Physician-investigators at Beth Israel Deaconess Medical Center (BIDMC) conducted a study comparing the probabilistic reasoning of a chatbot to that of human clinicians. The findings, published in JAMA Network Open, indicate that artificial intelligence has the potential to be a valuable clinical decision support tool for physicians.
“Humans struggle with probabilistic reasoning, which involves making decisions based on calculating odds,” said Dr. Adam Rodman, the corresponding author of the study and an internal medicine physician at BIDMC. “Probabilistic reasoning is an important aspect of diagnosing patients, but it can be challenging. We decided to focus on evaluating probabilistic reasoning because it is an area where humans could benefit from additional support.”
To conduct their study, Rodman and his colleagues used a publicly available Large Language Model (LLM), called Chat GPT-4, and provided it with the same series of medical cases that were used in a previous national survey involving over 550 practitioners. They ran an identical prompt 100 times to generate a range of responses.

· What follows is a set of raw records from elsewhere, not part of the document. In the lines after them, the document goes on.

# ArthurBrussee/brush

Hardware: NVIDIA H100
Metric: fwd+bwd Mpix/s @1M Gaussians 1080p (higher is better)
Workload: dtype f32

## Files before the change

### brush_b200/csrc/blend_bwd.cu

```cuda
#include "blend_common.cuh"

namespace bg {

constexpr int BROW_ID = 12;
constexpr int BFACT = 12;

__device__ __forceinline__ float rcp_approx_f(float x) { float r; asm("rcp.approx.ftz.f32 %0, %1;" : "=f"(r) : "f"(x)); return r; }
__device__ __forceinline__ float sqrt_approx_f(float x) { float r; asm("sqrt.approx.ftz.f32 %0, %1;" : "=f"(r) : "f"(x)); return r; }

template <bool STATS, bool SMOOTH, bool DEPTH>
__global__ void __launch_bounds__(RASTER_THREADS)
blend_bwd_kernel(const float *__restrict__ projected, const uint32_t *__restrict__ cgid_from_isect,
                 const uint32_t *__restrict__ tile_offsets, const float4 *__restrict__ out_img,
                 const float4 *__restrict__ v_output, const uint32_t *__restrict__ live_masks,
                 const uint32_t *__restrict__ warp_batches, float *__restrict__ v_combined,
                 unsigned long long *__restrict__ stats, BlendUniforms u, const float *__restrict__ depths,
                 const float *__restrict__ out_depth, const float *__restrict__ v_depth, float *__restrict__ v_z) {
    __shared__ BlendStage s_stage[RASTER_WARPS];
    __shared__ __align__(16) float s_fact[RASTER_WARPS][2][WB * BFACT];

    const uint32_t tile = blockIdx.x;
    const uint32_t tid = threadIdx.x, lane = tid & 31u, wid = tid >> 5;
    const uint32_t num_batches = __ldg(warp_batches + tile * RASTER_WARPS + wid);
    BlendStage &st = s_stage[wid];
    if (lane == 0) { mbar_init(&st.bar[0], 1); mbar_init(&st.bar[1], 1); }
    __syncthreads();
    if (num_batches == 0) return;
    uint32_t phase_bits = 0u;
    const uint32_t range_lo = tile_offsets[tile * 2];
    const uint32_t tile_x0 = (tile % u.tiles_x) * TILE_W, tile_y0 = (tile / u.tiles_x) * TILE_W;
    const uint32_t blk_x0 = tile_x0 + 8u * (wid & 1u), blk_y0 = tile_y0 + 8u * (wid >> 1);
    const uint32_t pix_x = blk_x0 + (lane & 7u), pix_y0 = blk_y0 + (lane >> 3), pix_y1 = pix_y0 + 4u;
    const bool inside0 = pix_x < u.img_w && pix_y0 < u.img_h;
    const bool inside1 = pix_x < u.img_w && pix_y1 < u.img_h;
    const float px = (float)pix_x + 0.5f, py0 = (float)pix_y0 + 0.5f;
    const float2 npy2 = make_float2(-py0, -(py0 + 4.0f));
    const float img_wf = (float)u.img_w, img_hf = (float)u.img_h;
    const float hw = img_hf / img_wf, hw2 = hw * hw;

    float2 T2 = make_float2(0.0f, 0.0f);
    float2 rem_r = T2, rem_g = T2, rem_b = T2;
    float2 vo_r = T2, vo_g = T2, vo_b = T2, nvo_w = T2, ifa = T2;
    {
        auto load = [&](bool inside, uint32_t pix_y, float &T, float &rr, float &rg, float &rb, float &vr, float &vg,
                        float &vb, float &nvw, float &inv) {
            if (!inside) return;
            const size_t pix_id = (size_t)pix_x + (size_t)pix_y * u.img_w;
            const float4 o = __ldg(out_img + pix_id);
            const float4 vo = __ldg(v_output + pix_id);
            const float t_final = 1.0f - o.w;
            T = 1.0f;
            rr = o.x - t_final * u.bg_r; rg = o.y - t_final * u.bg_g; rb = o.z - t_final * u.bg_b;
            vr = vo.x; vg = vo.y; vb = vo.z;
            nvw = -((vo.w - (u.bg_r * vo.x + u.bg_g * vo.y + u.bg_b * vo.z)) * t_final);
            inv = img_wf / fmaxf(o.w, 1.0e-5f);
        };
        load(inside0, pix_y0, T2.x, rem_r.x, rem_g.x, rem_b.x, vo_r.x, vo_g.x, vo_b.x, nvo_w.x, ifa.x);
        load(inside1, pix_y1, T2.y, rem_r.y, rem_g.y, rem_b.y, vo_r.y, vo_g.y, vo_b.y, nvo_w.y, ifa.y);
    }
    float2 rem_d = make_float2(0.0f, 0.0f), vo_d = rem_d;
    if constexpr (DEPTH) {
        const size_t pix0 = (size_t)pix_x + (size_t)pix_y0 * u.img_w, pix1 = (size_t)pix_x + (size_t)pix_y1 * u.img_w;
        if (inside0) { rem_d.x = __ldg(out_depth + pix0); vo_d.x = __ldg(v_depth + pix0); }
        if (inside1) { rem_d.y = __ldg(out_depth + pix1); vo_d.y = __ldg(v_depth + pix1); }
    }

    constexpr int NS = DEPTH ? 12 : 10, NH = NS / 2;
    const bool b4 = lane & 16u, b3 = lane & 8u, b2 = lane & 4u, b1 = lane & 2u;
    const uint32_t idx5 = (b3 ? 3u : 0u) + (b2 ? 2u : 0u) + (b1 ? 1u : 0u);
    const uint32_t slot = (b4 ? (uint32_t)NH : 0u) + idx5;
    const bool owner = !(lane & 1u) && !(b2 && b1) && (DEPTH ? slot != 11u : !(b3 && b2));
    const uint32_t lt_mask = (1u << lane) - 1u;

    const size_t mbase = blend_mask_base(range_lo, tile) + wid;
    auto load_mask = [&](uint32_t b) -> uint32_t {
        return b < num_batches ? __ldg(live_masks + mbase + (size_t)b * RASTER_WARPS) : 0u;
    };
    float z_next = 0.0f;
    auto stage = [&](uint32_t b, uint32_t m) -> uint32_t {
        uint32_t id = 0;
        const uint32_t n = (uint32_t)__popc(m);
        if (n == 0) return 0u;
        if ((m >> lane) & 1u) {
            id = __ldg(cgid_from_isect + range_lo + b * WB + lane);
            st.ids[b & 1u][__popc(m & lt_mask)] = id;
            if constexpr (DEPTH) z_next = __ldg(depths + id);
        }
        stage_rows_tma(st, b & 1u, n, projected, lane);
        return id;
    };
    unsigned long long st_iter = 0, st_blend = 0, st_stop = 0;
    uint32_t m_cur = load_mask(0), m_next = load_mask(1);
    uint32_t id_next = stage(0, m_cur);
    for (uint32_t b = 0; b < num_batches; b++) {
        const uint32_t m = m_cur, my_id = id_next;
        const float my_z = z_next;
        m_cur = m_next;
        m_next = load_mask(b + 2);
        id_next = stage(b + 1, m_cur);
        const uint32_t n = (uint32_t)__popc(m);
        if (n == 0) continue;
        mbar_wait(&st.bar[b & 1u], (phase_bits >> (b & 1u)) & 1u);
        phase_bits ^= 1u << (b & 1u);
        float *rows = st.rows[b & 1u];
        float *fact = s_fact[wid][b & 1u];
        if ((m >> lane) & 1u) {
            const uint32_t slot_r = (uint32_t)__popc(m & lt_mask);
            float *mine = rows + slot_r * ROW;
            const float4 B = *reinterpret_cast<const float4 *>(mine + 4);
            const float bcol = mine[8];
            *reinterpret_cast<float4 *>(mine + 4) = make_float4(B.x, -B.y, fmaxf(B.z, 0.0f), fmaxf(B.w, 0.0f));
            mine[8] = fmaxf(bcol, 0.0f);
            mine[BROW_ID] = __uint_as_float(my_id);
            float *f = fact + slot_r * BFACT;
            *reinterpret_cast<float4 *>(f) = make_float4(-1.0f, -1.0f, -0.5f, -1.0f);
            *reinterpret_cast<float4 *>(f + 4) =
                make_float4(-0.5f, B.z >= 0.0f ? -1.0f : 0.0f, B.w >= 0.0f ? -1.0f : 0.0f, bcol >= 0.0f ? -1.0f : 0.0f);
            *reinterpret_cast<float2 *>(f + 8) = make_float2(1.0f / B.y, 1.0f);
            if constexpr (DEPTH) {
                mine[ROW_Z] = my_z;
                *reinterpret_cast<float2 *>(f + 10) = make_float2(-1.0f, 0.0f);
            }
        }
        __syncwarp();
        if (STATS) st_iter += n;
        for (uint32_t j = 0; j < n; j++) {
            const float *row = rows + j * ROW;
            const float4 A = *reinterpret_cast<const float4 *>(row);
            const float4 B = *reinterpret_cast<const float4 *>(row + 4);
            const float4 C = *reinterpret_cast<const float4 *>(row + 8);
            const float dx = A.x - px;
            float2 dy2;
            const float2 sg = pair_sigma(dx, A.y, C.y, C.z, C.w, npy2, dy2);
            const float2 gs = make_float2(ex2_approx(-sg.x), ex2_approx(-sg.y));
            const float2 noa = fmul2_rn(gs, bcast2(B.y));
            const float2 nal = make_float2(fmaxf(-0.999f, noa.x), fmaxf(-0.999f, noa.y));
            float2 nae = nal;
            bool act0, act1;
            if constexpr (SMOOTH) {
                const float2 ae = smooth_alpha(make_float2(-nal.x, -nal.y), sg, act0, act1);
                nae = make_float2(-ae.x, -ae.y);
            } else {
                act0 = sg.x >= 0.0f && noa.x <= -ALPHA_CUTOFF_MID; act1 = sg.y >= 0.0f && noa.y <= -ALPHA_CUTOFF_MID;
            }
            const float2 oma = fadd2_rn(nae, bcast2(1.0f));
            const float2 nT = fmul2_rn(T2, oma);
            const bool c0 = act0 && nT.x > 1.0e-4f, c1 = act1 && nT.y > 1.0e-4f;
            if (STATS) {
                st_blend += __popc(__ballot_sync(0xffffffffu, c0)) + __popc(__ballot_sync(0xffffffffu, c1));
                st_stop += __popc(__ballot_sync(0xffffffffu, act0 && !c0 && T2.x > 1.0e-4f)) +
                           __popc(__ballot_sync(0xffffffffu, act1 && !c1 && T2.y > 1.0e-4f));
            }
            const float2 nalc = make_float2(c0 ? nae.x : 0.0f, c1 ? nae.y : 0.0f);
            const float2 nals = make_float2((c0 && noa.x >= -0.999f) ? nal.x : 0.0f, (c1 && noa.y >= -0.999f) ? nal.y : 0.0f);
            const float2 ra = make_float2(rcp_approx_f(oma.x), rcp_approx_f(oma.y));
            const float2 nvis = fmul2_rn(nalc, T2);
            const float2 G5 = fmul2_rn(nvis, vo_r), G6 = fmul2_rn(nvis, vo_g), G7 = fmul2_rn(nvis, vo_b);
            const float2 u_r = ffma2_rn(T2, bcast2(-B.z), rem_r);
            const float2 u_g = ffma2_rn(T2, bcast2(-B.w), rem_g);
            const float2 u_b = ffma2_rn(T2, bcast2(-C.x), rem_b);
            float2 nd = fmul2_rn(u_r, vo_r);
            nd = ffma2_rn(u_g, vo_g, nd);
            nd = ffma2_rn(u_b, vo_b, nd);
            float z = 0.0f;
            if constexpr (DEPTH) {
                z = row[ROW_Z];
                const float2 u_d = ffma2_rn(T2, bcast2(-z), rem_d);
                nd = ffma2_rn(u_d, vo_d, nd);
            }
            float2 nva = fmul2_rn(fadd2_rn(nd, nvo_w), ra);
            if constexpr (SMOOTH) nva = fmul2_rn(nva, make_float2(smooth_alpha_deriv(-nal.x), smooth_alpha_deriv(-nal.y)));
            const float2 nvs = fmul2_rn(nals, nva);
            const float2 vsx = fmul2_rn(nvs, bcast2(dx)), vsy = fmul2_rn(nvs, dy2);
            const float2 G0 = ffma2_rn(bcast2(A.z), vsx, fmul2_rn(bcast2(A.w), vsy));
            const float2 G1 = ffma2_rn(bcast2(A.w), vsx, fmul2_rn(bcast2(B.x), vsy));
            const float2 G2 = fmul2_rn(vsx, bcast2(dx)), G3 = fmul2_rn(vsx, dy2), G4 = fmul2_rn(vsy, dy2);
            const float2 nn = ffma2_rn(G0, G0, fmul2_rn(fmul2_rn(G1, bcast2(hw2)), G1));
            const float2 G9 = fmul2_rn(make_float2(sqrt_approx_f(nn.x), sqrt_approx_f(nn.y)), ifa);
            rem_r = ffma2_rn(nvis, bcast2(B.z), rem_r);
            rem_g = ffma2_rn(nvis, bcast2(B.w), rem_g);
            rem_b = ffma2_rn(nvis, bcast2(C.x), rem_b);
            float2 G10 = make_float2(0.0f, 0.0f);
            if constexpr (DEPTH) {
                G10 = fmul2_rn(nvis, vo_d);
                rem_d = ffma2_rn(nvis, bcast2(z), rem_d);
            }
            T2.x = act0 ? nT.x : T2.x;
            T2.y = act1 ? nT.y : T2.y;
            float g[NS];
            g[0] = G0.x + G0.y; g[1] = G1.x + G1.y; g[2] = G2.x + G2.y; g[3] = G3.x + G3.y; g[4] = G4.x + G4.y;
            g[5] = G5.x + G5.y; g[6] = G6.x + G6.y; g[7] = G7.x + G7.y; g[8] = nvs.x + nvs.y; g[9] = G9.x + G9.y;
            if constexpr (DEPTH) { g[10] = G10.x + G10.y; g[11] = 0.0f; }
            float a5[6];
#pragma unroll
            for (int i = 0; i < NH; i++) {
                float send = b4 ? g[i] : g[i + NH];
                float keep = b4 ? g[i + NH] : g[i];
                a5[i] = keep + __shfl_xor_sync(0xffffffffu, send, 16);
            }
            if constexpr (!DEPTH) a5[5] = 0.0f;
            float b3v[4];
#pragma unroll
            for (int i = 0; i < 3; i++) {
                float send = b3 ? a5[i] : a5[i + 3];
                float keep = b3 ? a5[i + 3] : a5[i];
                b3v[i] = keep + __shfl_xor_sync(0xffffffffu, send, 8);
            }
            b3v[3] = 0.0f;
            float c2[2];
#pragma unroll
            for (int i = 0; i < 2; i++) {
                float send = b2 ? b3v[i] : b3v[i + 2];
                float keep = b2 ? b3v[i + 2] : b3v[i];
                c2[i] = keep + __shfl_xor_sync(0xffffffffu, send, 4);
            }
            float d1;
            {
                float send = b1 ? c2[0] : c2[1];
                float keep = b1 ? c2[1] : c2[0];
                d1 = keep + __shfl_xor_sync(0xffffffffu, send, 2);
            }
            d1 += __shfl_xor_sync(0xffffffffu, d1, 1);
            if (owner && d1 != 0.0f) {
                const uint32_t id = __float_as_uint(row[BROW_ID]);
                if (DEPTH && slot == 10u) atomicAdd(v_z + id, d1 * fact[j * BFACT + slot]);
                else atomicAdd(v_combined + (size_t)id * BG_VCOMBINED_STRIDE + slot, d1 * fact[j * BFACT + slot]);
            }
        }
        __syncwarp();
    }
    if (STATS && lane == 0) {
        atomicAdd(stats + 0, st_iter); atomicAdd(stats + 1, st_blend); atomicAdd(stats + 2, st_stop);
    }
}

cudaError_t launch_blend_bwd(cudaStream_t s, bool smooth, uint32_t num_tiles, const float *projected, const uint32_t *cgid_from_isect,
                             const uint32_t *tile_offsets, const float *out_img, const float *v_output, const uint32_t *live_masks,
                             const uint32_t *warp_batches, float *v_combined, unsigned long long *stats, uint32_t tiles_x,
                             uint32_t w, uint32_t h, const float *bg, const float *depths, const float *out_depth,
                             const float *v_depth, float *v_z) {
    BlendUniforms u;
    u.tiles_x = tiles_x; u.img_w = w; u.img_h = h; u.bg_r = bg[0]; u.bg_g = bg[1]; u.bg_b = bg[2];
#define BG_LAUNCH_BWD(ST, S, D, STATS_PTR)                                                                                \
    blend_bwd_kernel<ST, S, D><<<num_tiles, RASTER_THREADS, 0, s>>>(projected, cgid_from_isect, tile_offsets, (const float4 *)out_img, \
                                                                    (const float4 *)v_output, live_masks, warp_batches, v_combined, \
                                                                    STATS_PTR, u, depths, out_depth, v_depth, v_z)
    if (v_z) {
        if (smooth) BG_LAUNCH_BWD(false, true, true, nullptr);
        else BG_LAUNCH_BWD(false, false, true, nullptr);
    } else if (smooth) {
        BG_LAUNCH_BWD(false, true, false, nullptr);
    } else if (stats) {
        BG_LAUNCH_BWD(true, false, false, stats);
    } else {
        BG_LAUNCH_BWD(false, false, false, nullptr);
    }
#undef BG_LAUNCH_BWD
    return cudaGetLastError();
}

}
```

### brush_b200/csrc/blend_common.cuh

```cuda
#pragma once
#include "bg_common.cuh"

namespace bg {

constexpr int RASTER_WARPS = 4;
constexpr int RASTER_THREADS = RASTER_WARPS * 32;
constexpr int WB = 32;
constexpr int ROW = BG_PROJECTED_STRIDE;
constexpr int ROW_PT = 12;
constexpr int ROW_Z = 13;

struct BlendUniforms {
    uint32_t tiles_x, img_w, img_h;
    float bg_r, bg_g, bg_b;
};
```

Similar to the practitioners, the chatbot was tasked with estimating the likelihood of a specific diagnosis based on the patients’ symptoms. It then updated its estimates when presented with test results such as chest radiography for pneumonia, mammography for breast cancer, stress test for coronary artery disease, and a urine culture for urinary tract infection.
When test results were positive, the chatbot’s diagnostic accuracy was found to be either better or similar to that of humans in the cases examined. However, when test results were negative, the chatbot consistently outperformed humans in making accurate diagnoses for all five cases.
“After a negative test result, humans sometimes overestimate the risk, leading to unnecessary treatment, additional tests, and excessive medication,” explained Rodman.
While Rodman is interested in comparing the performance of chatbots and humans, his primary focus is on how highly skilled physicians’ performance might improve with the availability of these new supportive technologies in clinical settings. He and his colleagues are currently exploring this area.
“LLMs don’t have access to external information, and they don’t calculate probabilities like epidemiologists or poker players. Their decision-making process is more similar to how humans make intuitive probabilistic decisions,” Rodman said. “However, this is what makes it exciting. Despite being imperfect, their ease of use and potential integration into clinical workflows could potentially enhance human decision-making. Further research on the collaboration between human and artificial intelligence is essential.”
The co-authors of the study included Thomas A. Buckley from the University of Massachusetts Amherst, Arun K. Manrai, PhD, from Harvard Medical School, and Daniel J. Morgan, MD, MS, from the University of Maryland School of Medicine.
Rodman disclosed receiving grants from the Gordon and Betty Moore Foundation, while Morgan reported receiving grants from various organizations and travel reimbursement from professional societies. These disclosures were made outside the scope of the submitted work.